### What to do:
Please report every line from the material that contains the word "owned".

### Provided records:
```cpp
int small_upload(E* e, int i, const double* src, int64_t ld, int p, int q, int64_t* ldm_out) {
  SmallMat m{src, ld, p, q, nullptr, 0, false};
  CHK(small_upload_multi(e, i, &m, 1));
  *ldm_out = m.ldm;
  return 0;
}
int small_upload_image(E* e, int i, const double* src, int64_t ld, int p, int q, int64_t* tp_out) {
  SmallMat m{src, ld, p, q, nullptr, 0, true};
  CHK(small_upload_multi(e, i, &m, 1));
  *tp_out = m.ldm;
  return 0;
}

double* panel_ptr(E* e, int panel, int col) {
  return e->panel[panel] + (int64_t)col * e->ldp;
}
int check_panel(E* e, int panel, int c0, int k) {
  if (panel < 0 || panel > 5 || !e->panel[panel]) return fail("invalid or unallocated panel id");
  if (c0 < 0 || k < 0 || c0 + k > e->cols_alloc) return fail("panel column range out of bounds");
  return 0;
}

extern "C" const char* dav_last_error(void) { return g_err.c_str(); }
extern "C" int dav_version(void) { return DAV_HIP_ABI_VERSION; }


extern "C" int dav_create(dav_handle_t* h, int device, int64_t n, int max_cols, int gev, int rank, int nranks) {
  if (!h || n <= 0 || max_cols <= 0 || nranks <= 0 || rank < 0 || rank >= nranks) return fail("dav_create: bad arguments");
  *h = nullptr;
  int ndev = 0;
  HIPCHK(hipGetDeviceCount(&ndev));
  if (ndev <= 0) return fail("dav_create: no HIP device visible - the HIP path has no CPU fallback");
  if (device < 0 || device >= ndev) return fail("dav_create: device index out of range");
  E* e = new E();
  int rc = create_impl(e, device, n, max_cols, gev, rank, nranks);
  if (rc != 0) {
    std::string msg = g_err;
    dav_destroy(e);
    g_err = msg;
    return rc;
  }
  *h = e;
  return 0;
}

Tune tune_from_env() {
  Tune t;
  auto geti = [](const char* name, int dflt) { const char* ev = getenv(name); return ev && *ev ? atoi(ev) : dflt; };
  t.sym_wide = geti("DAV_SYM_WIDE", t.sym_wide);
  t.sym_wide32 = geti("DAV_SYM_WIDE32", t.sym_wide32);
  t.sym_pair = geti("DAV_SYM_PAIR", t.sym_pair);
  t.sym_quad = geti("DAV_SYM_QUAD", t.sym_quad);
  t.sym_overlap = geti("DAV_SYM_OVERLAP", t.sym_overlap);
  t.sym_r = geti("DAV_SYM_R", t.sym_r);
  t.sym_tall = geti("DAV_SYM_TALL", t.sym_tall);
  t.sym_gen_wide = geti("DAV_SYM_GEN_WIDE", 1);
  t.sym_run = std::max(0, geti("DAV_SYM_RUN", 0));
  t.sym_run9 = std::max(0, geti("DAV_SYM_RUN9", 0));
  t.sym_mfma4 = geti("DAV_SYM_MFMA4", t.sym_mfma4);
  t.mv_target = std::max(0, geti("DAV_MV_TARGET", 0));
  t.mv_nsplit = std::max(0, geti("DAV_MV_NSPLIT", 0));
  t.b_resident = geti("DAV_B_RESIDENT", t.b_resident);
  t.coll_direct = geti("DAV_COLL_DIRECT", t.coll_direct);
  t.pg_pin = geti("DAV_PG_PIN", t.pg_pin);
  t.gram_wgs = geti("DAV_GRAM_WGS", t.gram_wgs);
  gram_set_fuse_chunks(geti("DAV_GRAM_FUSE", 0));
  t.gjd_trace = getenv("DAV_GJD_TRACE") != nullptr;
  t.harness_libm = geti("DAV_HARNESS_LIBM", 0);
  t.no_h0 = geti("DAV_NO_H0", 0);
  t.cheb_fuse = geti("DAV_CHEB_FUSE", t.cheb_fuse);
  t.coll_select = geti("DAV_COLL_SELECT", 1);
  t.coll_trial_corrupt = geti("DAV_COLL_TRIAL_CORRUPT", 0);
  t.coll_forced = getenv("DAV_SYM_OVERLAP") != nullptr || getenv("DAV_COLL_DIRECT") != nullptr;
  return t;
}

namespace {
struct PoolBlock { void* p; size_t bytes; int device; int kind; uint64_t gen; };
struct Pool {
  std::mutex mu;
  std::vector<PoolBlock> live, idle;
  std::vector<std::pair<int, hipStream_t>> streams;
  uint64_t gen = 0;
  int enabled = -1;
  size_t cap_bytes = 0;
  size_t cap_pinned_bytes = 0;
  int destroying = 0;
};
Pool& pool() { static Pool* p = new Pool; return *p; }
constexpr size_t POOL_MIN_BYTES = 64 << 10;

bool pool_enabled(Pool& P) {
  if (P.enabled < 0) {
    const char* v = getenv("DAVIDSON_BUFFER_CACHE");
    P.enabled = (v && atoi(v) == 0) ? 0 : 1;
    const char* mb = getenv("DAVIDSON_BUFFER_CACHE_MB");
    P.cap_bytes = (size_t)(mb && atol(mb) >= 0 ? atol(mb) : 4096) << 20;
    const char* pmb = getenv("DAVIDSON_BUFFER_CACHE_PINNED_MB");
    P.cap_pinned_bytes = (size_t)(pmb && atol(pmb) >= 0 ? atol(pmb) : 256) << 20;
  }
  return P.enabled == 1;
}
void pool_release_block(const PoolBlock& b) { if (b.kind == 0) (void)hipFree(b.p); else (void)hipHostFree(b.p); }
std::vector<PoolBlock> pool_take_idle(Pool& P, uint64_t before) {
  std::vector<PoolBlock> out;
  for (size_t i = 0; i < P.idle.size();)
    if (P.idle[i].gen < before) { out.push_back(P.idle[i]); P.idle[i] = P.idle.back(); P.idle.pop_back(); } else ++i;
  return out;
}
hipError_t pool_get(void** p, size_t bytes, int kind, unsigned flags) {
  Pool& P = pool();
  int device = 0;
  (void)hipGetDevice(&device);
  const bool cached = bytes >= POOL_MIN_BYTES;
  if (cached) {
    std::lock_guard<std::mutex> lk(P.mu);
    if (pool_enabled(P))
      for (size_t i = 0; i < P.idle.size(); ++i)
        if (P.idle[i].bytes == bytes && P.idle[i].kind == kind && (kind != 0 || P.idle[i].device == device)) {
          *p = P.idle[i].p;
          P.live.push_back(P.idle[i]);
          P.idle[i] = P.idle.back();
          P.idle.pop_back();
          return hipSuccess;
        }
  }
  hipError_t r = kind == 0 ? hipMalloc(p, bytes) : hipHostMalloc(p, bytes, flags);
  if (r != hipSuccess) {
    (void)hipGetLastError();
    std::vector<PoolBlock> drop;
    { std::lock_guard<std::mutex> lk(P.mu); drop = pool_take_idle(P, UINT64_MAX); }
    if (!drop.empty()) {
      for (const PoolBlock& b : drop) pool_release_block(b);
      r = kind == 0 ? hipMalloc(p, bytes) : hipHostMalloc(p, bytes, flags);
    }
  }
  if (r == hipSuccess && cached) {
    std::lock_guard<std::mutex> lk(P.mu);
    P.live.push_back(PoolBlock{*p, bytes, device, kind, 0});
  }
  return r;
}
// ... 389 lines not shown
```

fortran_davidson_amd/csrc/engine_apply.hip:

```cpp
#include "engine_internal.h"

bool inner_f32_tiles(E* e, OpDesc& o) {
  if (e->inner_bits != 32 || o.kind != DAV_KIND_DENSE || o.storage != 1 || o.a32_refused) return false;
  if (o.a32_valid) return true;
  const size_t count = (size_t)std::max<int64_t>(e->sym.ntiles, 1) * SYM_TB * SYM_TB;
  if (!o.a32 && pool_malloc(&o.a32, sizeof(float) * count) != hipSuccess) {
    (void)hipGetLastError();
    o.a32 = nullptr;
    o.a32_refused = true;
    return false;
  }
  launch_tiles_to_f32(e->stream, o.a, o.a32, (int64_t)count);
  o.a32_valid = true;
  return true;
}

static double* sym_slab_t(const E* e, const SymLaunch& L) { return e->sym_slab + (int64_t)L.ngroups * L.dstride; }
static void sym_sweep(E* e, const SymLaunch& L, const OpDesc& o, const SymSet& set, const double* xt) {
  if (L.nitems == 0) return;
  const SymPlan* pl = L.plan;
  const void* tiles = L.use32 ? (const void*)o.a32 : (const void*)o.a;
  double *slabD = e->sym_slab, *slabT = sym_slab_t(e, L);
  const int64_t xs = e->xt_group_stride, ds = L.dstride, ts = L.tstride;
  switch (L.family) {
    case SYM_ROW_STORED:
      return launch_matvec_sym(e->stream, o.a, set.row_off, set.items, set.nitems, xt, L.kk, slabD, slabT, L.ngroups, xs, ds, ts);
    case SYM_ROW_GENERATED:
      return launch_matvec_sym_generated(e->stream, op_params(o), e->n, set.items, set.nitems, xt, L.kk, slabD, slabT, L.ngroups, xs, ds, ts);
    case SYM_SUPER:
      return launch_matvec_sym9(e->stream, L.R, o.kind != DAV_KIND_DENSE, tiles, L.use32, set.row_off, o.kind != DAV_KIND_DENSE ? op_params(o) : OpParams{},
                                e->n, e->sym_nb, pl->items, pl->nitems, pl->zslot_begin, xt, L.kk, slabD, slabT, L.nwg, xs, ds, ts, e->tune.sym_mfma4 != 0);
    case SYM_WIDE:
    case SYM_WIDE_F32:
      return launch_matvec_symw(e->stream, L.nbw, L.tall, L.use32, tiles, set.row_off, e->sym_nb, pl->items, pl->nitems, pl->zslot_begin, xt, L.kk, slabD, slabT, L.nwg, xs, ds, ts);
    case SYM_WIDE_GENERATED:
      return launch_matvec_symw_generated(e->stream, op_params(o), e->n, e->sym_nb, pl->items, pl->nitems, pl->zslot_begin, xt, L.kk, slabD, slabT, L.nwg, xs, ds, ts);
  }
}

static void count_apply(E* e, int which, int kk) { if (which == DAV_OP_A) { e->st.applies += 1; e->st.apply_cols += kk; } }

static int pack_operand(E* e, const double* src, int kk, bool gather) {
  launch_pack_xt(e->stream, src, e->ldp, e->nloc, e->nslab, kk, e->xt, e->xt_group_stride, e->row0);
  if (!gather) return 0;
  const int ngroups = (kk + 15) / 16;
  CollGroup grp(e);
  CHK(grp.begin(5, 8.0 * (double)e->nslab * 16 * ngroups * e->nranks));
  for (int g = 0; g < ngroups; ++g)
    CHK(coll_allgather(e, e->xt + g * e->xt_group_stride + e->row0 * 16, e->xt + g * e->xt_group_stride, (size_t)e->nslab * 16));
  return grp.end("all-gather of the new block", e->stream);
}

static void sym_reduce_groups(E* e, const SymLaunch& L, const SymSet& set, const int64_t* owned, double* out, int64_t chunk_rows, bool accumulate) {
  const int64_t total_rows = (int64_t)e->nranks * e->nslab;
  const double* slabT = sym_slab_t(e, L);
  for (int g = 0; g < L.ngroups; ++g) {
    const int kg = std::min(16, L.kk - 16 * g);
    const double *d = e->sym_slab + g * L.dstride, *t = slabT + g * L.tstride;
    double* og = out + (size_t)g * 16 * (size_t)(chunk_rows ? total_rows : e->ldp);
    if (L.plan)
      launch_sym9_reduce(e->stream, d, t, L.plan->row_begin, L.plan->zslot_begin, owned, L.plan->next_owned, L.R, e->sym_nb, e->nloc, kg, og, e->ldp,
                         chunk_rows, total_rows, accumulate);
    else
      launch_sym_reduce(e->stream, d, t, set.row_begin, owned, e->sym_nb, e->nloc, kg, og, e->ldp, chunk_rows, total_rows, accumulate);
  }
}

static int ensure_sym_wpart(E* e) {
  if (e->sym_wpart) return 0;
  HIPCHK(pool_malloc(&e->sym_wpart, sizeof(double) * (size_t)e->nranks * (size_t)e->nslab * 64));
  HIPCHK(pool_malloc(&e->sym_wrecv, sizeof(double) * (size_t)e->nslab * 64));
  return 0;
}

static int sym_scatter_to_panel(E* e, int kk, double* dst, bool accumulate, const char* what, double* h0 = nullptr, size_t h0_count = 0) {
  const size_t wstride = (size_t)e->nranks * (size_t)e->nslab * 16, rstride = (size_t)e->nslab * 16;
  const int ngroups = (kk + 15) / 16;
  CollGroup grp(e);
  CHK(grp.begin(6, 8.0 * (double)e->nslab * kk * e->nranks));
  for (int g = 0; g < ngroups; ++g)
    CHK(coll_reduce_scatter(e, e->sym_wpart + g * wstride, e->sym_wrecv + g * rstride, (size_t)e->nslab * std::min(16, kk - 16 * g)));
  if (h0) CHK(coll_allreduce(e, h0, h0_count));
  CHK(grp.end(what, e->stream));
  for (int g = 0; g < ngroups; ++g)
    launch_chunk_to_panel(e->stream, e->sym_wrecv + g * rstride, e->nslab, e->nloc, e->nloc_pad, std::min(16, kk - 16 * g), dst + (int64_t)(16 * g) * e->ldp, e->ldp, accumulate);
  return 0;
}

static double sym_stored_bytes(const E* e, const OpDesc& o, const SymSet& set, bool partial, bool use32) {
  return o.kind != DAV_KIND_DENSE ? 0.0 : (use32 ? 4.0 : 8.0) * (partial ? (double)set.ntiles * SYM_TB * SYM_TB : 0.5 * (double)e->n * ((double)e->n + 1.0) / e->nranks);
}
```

### Exercise response:
static void sym_reduce_groups(E* e, const SymLaunch& L, const SymSet& set, const int64_t* owned, double* out, int64_t chunk_rows, bool accumulate) {
      launch_sym9_reduce(e->stream, d, t, L.plan->row_begin, L.plan->zslot_begin, owned, L.plan->next_owned, L.R, e->sym_nb, e->nloc, kg, og, e->ldp,
      launch_sym_reduce(e->stream, d, t, set.row_begin, owned, e->sym_nb, e->nloc, kg, og, e->ldp, chunk_rows, total_rows, accumulate);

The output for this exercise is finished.